TASK INSTRUCTIONS: Please find all lines in the data that hold the string "else" and copy them.

RECORDS FOR THIS TASK:
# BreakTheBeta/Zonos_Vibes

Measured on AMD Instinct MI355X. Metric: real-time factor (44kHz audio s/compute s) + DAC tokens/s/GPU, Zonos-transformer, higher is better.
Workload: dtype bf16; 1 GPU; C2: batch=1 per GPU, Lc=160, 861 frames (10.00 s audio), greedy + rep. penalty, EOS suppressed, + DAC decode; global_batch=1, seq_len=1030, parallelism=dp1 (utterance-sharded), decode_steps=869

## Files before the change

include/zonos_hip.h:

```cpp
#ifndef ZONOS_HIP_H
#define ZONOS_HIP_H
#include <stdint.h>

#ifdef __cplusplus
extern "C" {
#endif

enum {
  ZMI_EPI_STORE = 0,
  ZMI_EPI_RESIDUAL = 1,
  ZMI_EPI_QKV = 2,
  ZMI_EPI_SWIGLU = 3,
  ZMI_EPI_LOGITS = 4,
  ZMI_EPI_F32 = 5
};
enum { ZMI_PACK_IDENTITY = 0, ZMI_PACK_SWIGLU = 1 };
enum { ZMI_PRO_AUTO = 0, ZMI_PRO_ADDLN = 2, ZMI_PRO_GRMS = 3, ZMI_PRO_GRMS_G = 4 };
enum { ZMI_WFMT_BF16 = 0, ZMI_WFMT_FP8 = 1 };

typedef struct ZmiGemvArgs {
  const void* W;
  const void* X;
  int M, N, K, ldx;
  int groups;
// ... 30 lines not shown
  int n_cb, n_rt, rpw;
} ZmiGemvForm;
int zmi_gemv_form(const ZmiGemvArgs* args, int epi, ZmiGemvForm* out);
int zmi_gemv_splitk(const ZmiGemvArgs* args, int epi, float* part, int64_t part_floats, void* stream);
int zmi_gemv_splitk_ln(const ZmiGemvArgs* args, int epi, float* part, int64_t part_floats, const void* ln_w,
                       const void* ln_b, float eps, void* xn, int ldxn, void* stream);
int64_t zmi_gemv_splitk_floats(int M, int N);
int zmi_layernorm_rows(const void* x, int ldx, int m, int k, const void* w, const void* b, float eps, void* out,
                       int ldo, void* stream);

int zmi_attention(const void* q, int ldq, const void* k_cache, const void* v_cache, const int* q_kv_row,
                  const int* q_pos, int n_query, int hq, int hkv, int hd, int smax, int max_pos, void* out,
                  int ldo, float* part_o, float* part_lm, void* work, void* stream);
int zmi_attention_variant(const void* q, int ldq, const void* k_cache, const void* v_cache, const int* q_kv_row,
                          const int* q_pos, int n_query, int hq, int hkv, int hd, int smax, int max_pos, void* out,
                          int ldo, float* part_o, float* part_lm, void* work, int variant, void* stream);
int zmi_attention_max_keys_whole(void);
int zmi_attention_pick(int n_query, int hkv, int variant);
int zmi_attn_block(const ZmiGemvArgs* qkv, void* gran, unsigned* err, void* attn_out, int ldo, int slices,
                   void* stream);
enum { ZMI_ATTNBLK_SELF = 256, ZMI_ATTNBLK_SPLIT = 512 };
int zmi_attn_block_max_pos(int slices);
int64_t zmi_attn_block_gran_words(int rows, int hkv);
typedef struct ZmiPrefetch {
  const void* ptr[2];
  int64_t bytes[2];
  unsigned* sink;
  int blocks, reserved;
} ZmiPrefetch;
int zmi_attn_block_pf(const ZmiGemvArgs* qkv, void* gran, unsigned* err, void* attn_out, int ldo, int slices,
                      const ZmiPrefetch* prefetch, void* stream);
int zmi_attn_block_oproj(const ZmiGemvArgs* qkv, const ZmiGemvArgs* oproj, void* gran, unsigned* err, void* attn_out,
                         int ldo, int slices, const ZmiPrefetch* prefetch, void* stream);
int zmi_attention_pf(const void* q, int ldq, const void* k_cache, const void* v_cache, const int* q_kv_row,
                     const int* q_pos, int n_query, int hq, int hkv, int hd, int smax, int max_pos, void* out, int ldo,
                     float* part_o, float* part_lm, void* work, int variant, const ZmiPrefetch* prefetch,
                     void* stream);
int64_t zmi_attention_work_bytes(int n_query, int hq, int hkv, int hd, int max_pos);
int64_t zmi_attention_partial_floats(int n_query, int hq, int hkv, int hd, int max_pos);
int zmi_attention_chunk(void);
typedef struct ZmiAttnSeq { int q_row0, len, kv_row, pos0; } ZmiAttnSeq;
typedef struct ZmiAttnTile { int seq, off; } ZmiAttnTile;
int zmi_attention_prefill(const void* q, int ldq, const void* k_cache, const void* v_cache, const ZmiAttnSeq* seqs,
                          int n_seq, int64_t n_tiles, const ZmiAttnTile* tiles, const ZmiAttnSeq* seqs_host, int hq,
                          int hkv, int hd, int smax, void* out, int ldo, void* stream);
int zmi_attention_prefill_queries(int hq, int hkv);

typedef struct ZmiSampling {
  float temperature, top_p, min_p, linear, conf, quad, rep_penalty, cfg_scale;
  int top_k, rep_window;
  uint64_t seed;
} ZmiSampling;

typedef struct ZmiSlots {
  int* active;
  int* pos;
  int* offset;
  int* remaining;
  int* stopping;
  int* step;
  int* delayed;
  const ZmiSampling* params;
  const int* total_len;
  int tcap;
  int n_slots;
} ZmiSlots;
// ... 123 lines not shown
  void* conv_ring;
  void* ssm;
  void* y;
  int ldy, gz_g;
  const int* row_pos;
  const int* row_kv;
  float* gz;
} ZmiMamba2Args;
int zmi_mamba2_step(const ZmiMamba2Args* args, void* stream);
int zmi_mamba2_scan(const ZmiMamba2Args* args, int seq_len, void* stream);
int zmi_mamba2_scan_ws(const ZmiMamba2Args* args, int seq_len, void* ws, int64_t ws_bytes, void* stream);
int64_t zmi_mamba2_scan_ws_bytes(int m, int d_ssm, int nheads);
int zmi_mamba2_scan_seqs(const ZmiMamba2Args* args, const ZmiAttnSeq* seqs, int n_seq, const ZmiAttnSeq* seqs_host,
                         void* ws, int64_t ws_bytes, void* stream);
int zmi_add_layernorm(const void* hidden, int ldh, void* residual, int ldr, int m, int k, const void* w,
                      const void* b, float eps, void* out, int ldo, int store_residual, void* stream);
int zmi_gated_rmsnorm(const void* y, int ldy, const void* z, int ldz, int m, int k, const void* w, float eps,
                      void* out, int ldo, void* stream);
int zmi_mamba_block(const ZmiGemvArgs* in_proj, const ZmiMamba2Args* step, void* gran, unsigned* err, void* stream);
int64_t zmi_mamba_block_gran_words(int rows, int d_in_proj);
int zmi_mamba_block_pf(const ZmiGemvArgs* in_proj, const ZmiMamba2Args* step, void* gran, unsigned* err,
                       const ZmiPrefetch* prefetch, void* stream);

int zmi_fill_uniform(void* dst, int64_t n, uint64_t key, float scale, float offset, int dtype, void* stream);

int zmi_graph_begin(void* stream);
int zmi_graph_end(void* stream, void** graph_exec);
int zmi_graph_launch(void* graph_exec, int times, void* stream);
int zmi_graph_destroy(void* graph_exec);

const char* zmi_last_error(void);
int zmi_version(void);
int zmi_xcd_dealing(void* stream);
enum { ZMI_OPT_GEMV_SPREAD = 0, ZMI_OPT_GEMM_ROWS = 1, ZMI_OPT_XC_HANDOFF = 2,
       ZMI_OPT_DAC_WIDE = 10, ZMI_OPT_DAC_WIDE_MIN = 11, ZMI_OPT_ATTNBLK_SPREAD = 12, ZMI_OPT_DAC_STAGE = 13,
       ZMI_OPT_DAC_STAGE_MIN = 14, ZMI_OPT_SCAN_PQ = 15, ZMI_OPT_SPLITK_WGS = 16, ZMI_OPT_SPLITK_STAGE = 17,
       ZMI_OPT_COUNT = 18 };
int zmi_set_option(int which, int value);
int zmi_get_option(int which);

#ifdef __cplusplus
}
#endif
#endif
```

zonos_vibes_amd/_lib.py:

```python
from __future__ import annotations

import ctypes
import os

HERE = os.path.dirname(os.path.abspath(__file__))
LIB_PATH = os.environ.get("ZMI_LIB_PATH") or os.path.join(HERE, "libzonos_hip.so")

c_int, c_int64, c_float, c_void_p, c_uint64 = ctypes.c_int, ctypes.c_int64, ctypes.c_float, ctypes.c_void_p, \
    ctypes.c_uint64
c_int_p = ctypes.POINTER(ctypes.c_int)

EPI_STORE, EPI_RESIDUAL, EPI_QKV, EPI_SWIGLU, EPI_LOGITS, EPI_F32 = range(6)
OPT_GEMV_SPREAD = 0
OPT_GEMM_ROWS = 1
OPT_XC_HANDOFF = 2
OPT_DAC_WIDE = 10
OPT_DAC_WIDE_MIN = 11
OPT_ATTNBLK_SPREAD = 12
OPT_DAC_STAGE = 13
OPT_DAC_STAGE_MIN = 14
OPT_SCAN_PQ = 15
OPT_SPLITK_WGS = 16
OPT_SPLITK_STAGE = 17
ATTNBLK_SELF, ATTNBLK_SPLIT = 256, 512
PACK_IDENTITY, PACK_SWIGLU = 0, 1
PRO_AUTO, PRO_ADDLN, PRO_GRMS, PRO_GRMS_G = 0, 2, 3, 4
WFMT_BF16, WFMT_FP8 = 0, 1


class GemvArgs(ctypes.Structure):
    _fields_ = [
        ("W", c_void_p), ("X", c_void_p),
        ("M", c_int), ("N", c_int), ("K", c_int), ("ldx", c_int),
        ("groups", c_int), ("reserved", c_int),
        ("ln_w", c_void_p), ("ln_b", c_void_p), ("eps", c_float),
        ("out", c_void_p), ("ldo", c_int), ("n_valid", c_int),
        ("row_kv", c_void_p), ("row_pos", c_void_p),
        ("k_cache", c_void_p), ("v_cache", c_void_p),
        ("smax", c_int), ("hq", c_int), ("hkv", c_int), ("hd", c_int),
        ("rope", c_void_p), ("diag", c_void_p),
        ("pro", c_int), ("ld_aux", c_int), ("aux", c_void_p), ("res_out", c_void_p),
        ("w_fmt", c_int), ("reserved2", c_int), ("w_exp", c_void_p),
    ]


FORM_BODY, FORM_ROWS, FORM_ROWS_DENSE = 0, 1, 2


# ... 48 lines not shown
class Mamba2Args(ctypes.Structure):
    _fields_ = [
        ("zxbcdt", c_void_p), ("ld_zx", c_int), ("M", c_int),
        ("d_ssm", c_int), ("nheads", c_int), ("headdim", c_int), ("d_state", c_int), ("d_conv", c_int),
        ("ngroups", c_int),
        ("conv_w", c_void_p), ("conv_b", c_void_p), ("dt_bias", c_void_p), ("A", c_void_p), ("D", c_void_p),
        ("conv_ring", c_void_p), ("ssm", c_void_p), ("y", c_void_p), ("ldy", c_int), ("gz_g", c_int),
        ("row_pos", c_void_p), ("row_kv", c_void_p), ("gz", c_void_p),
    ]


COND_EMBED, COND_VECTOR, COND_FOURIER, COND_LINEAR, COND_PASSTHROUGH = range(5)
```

...

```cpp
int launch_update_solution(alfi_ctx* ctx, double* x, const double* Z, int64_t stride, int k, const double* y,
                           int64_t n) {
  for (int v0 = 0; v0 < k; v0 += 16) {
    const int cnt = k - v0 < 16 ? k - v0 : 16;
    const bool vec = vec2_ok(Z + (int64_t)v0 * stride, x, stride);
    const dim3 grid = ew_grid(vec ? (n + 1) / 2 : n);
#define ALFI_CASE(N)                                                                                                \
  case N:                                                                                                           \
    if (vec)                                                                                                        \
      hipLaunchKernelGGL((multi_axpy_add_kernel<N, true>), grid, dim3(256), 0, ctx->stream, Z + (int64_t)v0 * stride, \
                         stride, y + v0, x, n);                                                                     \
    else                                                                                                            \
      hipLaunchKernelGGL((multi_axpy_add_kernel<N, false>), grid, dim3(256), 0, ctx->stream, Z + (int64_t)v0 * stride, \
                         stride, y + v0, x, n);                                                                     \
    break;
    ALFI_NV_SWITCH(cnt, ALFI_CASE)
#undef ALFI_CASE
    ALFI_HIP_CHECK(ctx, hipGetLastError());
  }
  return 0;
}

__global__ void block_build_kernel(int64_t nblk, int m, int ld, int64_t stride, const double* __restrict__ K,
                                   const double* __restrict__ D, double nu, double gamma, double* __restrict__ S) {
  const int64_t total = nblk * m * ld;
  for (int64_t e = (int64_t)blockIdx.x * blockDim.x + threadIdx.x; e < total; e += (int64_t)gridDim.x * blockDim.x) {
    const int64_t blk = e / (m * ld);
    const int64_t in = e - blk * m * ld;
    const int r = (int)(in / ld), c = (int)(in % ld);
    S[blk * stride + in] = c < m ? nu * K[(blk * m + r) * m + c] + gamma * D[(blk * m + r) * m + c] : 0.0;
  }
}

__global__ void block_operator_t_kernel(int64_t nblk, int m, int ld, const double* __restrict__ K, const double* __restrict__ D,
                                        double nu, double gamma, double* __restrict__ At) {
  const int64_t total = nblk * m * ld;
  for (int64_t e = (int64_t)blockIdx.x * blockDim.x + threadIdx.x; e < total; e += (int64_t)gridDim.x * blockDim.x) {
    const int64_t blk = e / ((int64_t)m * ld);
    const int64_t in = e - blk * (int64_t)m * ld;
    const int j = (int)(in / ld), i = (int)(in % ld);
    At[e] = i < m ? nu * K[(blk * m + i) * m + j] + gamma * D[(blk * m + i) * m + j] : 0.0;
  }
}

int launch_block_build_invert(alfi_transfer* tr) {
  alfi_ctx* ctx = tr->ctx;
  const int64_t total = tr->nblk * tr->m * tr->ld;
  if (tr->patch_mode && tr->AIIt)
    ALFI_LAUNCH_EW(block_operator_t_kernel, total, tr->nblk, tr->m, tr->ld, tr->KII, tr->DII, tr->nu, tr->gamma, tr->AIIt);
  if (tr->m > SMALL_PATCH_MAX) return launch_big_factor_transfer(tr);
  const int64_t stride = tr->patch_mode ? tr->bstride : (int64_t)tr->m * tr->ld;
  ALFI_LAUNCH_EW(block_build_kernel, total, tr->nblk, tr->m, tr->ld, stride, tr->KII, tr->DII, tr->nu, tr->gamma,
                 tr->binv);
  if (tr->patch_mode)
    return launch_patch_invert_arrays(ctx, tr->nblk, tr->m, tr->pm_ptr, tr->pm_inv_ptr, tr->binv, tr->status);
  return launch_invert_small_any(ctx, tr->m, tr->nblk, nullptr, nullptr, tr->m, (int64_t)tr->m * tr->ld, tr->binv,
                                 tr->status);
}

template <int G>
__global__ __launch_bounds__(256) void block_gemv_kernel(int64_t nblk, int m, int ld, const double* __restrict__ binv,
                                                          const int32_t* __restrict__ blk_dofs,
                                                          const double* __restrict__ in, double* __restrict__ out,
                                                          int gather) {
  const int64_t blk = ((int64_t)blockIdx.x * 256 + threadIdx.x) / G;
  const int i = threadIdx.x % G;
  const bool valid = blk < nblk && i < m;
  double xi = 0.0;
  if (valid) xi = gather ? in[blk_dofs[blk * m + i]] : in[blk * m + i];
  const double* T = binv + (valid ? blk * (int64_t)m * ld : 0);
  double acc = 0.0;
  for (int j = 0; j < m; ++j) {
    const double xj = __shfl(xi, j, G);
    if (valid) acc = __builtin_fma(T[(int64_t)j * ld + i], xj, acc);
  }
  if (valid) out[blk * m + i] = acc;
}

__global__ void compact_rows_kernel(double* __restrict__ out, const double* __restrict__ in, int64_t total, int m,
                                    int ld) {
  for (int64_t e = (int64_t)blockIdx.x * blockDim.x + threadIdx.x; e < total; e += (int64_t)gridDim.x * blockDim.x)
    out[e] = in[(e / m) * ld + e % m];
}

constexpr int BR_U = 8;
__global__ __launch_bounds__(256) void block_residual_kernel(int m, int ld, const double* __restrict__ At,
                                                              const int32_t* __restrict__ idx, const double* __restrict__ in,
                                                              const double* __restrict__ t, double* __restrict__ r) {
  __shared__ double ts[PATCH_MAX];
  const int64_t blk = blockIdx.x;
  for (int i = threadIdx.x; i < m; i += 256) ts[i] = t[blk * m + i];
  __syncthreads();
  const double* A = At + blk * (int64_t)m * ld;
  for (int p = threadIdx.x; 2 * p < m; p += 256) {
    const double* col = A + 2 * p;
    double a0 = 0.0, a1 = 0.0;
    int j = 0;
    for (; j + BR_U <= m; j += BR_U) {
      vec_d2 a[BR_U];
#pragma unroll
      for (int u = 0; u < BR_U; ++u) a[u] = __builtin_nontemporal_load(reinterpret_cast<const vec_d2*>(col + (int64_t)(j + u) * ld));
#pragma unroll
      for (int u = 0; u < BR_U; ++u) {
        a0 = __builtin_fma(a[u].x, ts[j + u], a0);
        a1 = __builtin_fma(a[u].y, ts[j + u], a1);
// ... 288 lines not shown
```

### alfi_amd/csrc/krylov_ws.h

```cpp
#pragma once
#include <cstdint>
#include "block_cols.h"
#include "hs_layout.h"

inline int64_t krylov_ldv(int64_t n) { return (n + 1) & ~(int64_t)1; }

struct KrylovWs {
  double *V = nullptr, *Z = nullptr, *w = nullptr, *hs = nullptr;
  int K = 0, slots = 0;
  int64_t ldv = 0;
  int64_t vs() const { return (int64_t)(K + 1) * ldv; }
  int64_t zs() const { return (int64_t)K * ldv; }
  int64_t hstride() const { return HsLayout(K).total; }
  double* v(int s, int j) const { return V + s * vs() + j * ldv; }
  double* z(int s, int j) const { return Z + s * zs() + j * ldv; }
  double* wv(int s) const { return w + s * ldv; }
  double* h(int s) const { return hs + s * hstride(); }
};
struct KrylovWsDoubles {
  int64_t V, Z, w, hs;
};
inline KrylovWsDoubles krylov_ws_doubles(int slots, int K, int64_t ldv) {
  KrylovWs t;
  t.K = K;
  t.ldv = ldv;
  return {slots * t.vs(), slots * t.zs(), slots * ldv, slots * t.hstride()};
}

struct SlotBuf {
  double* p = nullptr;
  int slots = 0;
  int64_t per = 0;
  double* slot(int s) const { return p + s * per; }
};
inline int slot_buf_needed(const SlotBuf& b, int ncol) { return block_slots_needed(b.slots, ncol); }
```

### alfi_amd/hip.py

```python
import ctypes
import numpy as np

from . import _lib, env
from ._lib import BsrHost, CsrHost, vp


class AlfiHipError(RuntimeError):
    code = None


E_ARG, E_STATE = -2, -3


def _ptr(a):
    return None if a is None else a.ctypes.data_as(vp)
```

EXPECTED ANSWER:
    else                                                                                                            \
    return None if a is None else a.ctypes.data_as(vp)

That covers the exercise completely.